*** Opening LISTED RECORDS ***
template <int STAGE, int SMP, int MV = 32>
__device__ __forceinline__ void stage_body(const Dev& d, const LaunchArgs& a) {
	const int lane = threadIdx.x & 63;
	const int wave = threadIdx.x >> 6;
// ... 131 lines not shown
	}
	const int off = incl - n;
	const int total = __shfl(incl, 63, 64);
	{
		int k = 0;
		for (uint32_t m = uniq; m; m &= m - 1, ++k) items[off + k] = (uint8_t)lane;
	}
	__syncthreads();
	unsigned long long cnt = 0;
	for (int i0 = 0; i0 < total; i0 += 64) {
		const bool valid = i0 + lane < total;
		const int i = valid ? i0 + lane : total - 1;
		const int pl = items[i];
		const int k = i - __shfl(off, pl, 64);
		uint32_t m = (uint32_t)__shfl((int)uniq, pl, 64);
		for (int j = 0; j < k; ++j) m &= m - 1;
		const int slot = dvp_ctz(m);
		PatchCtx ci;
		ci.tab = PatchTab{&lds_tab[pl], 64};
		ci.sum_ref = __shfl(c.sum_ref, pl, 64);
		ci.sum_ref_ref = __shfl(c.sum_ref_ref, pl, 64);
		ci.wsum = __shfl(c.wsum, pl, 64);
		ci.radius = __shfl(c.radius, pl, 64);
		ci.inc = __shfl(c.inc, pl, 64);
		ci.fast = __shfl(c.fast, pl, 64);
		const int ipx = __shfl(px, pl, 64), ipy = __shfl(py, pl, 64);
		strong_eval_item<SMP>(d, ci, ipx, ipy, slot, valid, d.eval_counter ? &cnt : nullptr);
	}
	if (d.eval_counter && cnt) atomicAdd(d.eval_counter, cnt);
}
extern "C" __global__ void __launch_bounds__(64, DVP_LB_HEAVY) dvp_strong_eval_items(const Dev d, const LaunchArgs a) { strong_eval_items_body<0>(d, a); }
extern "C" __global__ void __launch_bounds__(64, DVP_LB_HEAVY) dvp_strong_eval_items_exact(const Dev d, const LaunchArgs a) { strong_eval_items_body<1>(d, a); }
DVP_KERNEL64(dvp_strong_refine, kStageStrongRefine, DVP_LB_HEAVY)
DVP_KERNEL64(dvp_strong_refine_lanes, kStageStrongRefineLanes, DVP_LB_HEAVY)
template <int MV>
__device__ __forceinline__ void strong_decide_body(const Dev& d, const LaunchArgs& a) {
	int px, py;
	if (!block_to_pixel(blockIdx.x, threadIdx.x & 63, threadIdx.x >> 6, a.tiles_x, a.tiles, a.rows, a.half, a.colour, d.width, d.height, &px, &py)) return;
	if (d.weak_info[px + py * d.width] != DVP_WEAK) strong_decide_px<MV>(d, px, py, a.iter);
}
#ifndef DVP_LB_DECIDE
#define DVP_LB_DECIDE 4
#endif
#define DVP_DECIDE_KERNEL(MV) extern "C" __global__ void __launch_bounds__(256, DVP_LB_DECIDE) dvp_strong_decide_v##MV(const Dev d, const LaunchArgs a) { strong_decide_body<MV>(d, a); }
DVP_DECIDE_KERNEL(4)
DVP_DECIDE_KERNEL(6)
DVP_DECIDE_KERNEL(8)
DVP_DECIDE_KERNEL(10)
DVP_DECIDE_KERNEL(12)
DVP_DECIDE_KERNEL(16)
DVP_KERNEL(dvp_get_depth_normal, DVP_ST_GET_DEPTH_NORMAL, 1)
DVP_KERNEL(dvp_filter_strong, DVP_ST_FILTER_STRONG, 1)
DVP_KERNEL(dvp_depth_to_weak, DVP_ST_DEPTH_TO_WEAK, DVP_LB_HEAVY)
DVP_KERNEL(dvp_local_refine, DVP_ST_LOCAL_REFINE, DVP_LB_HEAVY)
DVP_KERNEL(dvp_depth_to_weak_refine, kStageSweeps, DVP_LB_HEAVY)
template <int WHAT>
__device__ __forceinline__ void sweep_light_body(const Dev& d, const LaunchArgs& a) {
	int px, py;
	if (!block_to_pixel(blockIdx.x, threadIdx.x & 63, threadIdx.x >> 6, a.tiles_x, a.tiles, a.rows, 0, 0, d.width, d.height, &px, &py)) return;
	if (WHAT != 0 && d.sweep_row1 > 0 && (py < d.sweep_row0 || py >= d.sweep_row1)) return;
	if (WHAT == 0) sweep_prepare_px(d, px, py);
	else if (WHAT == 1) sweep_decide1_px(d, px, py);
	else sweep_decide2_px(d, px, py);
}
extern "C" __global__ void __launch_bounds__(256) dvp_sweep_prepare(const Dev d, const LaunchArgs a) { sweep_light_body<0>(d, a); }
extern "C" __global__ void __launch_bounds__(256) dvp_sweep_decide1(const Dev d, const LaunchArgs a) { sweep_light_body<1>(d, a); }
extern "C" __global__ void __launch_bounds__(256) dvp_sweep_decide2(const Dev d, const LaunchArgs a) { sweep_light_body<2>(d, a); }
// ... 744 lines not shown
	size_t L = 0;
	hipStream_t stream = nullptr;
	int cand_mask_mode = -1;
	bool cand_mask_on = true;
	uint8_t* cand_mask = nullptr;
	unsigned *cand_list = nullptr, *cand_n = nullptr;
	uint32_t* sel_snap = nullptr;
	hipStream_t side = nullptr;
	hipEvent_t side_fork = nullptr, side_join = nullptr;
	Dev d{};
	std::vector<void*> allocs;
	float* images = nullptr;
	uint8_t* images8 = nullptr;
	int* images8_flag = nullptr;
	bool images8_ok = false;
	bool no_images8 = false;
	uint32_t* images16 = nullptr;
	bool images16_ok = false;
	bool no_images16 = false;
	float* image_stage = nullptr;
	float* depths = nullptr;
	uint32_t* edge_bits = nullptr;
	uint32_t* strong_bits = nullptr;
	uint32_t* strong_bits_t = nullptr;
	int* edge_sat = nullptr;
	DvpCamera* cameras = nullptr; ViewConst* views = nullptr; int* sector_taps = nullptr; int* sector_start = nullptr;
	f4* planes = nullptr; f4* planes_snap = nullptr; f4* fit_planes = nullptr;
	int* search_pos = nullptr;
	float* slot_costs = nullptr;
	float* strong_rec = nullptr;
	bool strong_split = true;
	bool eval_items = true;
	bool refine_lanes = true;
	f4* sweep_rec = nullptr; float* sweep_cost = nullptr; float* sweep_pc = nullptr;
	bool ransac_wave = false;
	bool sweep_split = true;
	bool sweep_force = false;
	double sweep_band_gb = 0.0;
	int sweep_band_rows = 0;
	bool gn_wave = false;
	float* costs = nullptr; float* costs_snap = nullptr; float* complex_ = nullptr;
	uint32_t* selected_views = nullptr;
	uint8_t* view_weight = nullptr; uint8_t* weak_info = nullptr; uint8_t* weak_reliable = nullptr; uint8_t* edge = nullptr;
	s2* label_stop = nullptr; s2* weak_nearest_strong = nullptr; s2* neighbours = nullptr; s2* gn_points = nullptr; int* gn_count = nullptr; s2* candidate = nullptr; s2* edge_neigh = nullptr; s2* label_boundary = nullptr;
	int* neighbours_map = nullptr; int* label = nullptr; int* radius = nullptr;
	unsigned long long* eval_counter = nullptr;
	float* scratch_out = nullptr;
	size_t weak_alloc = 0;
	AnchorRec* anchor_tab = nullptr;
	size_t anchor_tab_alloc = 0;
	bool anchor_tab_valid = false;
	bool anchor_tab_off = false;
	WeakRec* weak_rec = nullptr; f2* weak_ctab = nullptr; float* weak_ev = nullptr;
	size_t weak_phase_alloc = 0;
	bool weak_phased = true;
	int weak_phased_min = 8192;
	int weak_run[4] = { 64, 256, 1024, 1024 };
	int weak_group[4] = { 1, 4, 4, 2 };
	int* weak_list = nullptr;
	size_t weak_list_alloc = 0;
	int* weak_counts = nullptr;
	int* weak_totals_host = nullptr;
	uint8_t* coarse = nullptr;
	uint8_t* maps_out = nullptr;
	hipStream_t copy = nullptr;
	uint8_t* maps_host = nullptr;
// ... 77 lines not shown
*** Closing LISTED RECORDS ***
ACTIVITY |
Retype exactly the lines above, from the one with "template <int WHAT>" through the one with "float* image_stage = nullptr;", inclusive.

EXERCISE OUTPUT |
template <int WHAT>
__device__ __forceinline__ void sweep_light_body(const Dev& d, const LaunchArgs& a) {
	int px, py;
	if (!block_to_pixel(blockIdx.x, threadIdx.x & 63, threadIdx.x >> 6, a.tiles_x, a.tiles, a.rows, 0, 0, d.width, d.height, &px, &py)) return;
	if (WHAT != 0 && d.sweep_row1 > 0 && (py < d.sweep_row0 || py >= d.sweep_row1)) return;
	if (WHAT == 0) sweep_prepare_px(d, px, py);
	else if (WHAT == 1) sweep_decide1_px(d, px, py);
	else sweep_decide2_px(d, px, py);
}
extern "C" __global__ void __launch_bounds__(256) dvp_sweep_prepare(const Dev d, const LaunchArgs a) { sweep_light_body<0>(d, a); }
extern "C" __global__ void __launch_bounds__(256) dvp_sweep_decide1(const Dev d, const LaunchArgs a) { sweep_light_body<1>(d, a); }
extern "C" __global__ void __launch_bounds__(256) dvp_sweep_decide2(const Dev d, const LaunchArgs a) { sweep_light_body<2>(d, a); }
// ... 744 lines not shown
	size_t L = 0;
	hipStream_t stream = nullptr;
	int cand_mask_mode = -1;
	bool cand_mask_on = true;
	uint8_t* cand_mask = nullptr;
	unsigned *cand_list = nullptr, *cand_n = nullptr;
	uint32_t* sel_snap = nullptr;
	hipStream_t side = nullptr;
	hipEvent_t side_fork = nullptr, side_join = nullptr;
	Dev d{};
	std::vector<void*> allocs;
	float* images = nullptr;
	uint8_t* images8 = nullptr;
	int* images8_flag = nullptr;
	bool images8_ok = false;
	bool no_images8 = false;
	uint32_t* images16 = nullptr;
	bool images16_ok = false;
	bool no_images16 = false;
	float* image_stage = nullptr;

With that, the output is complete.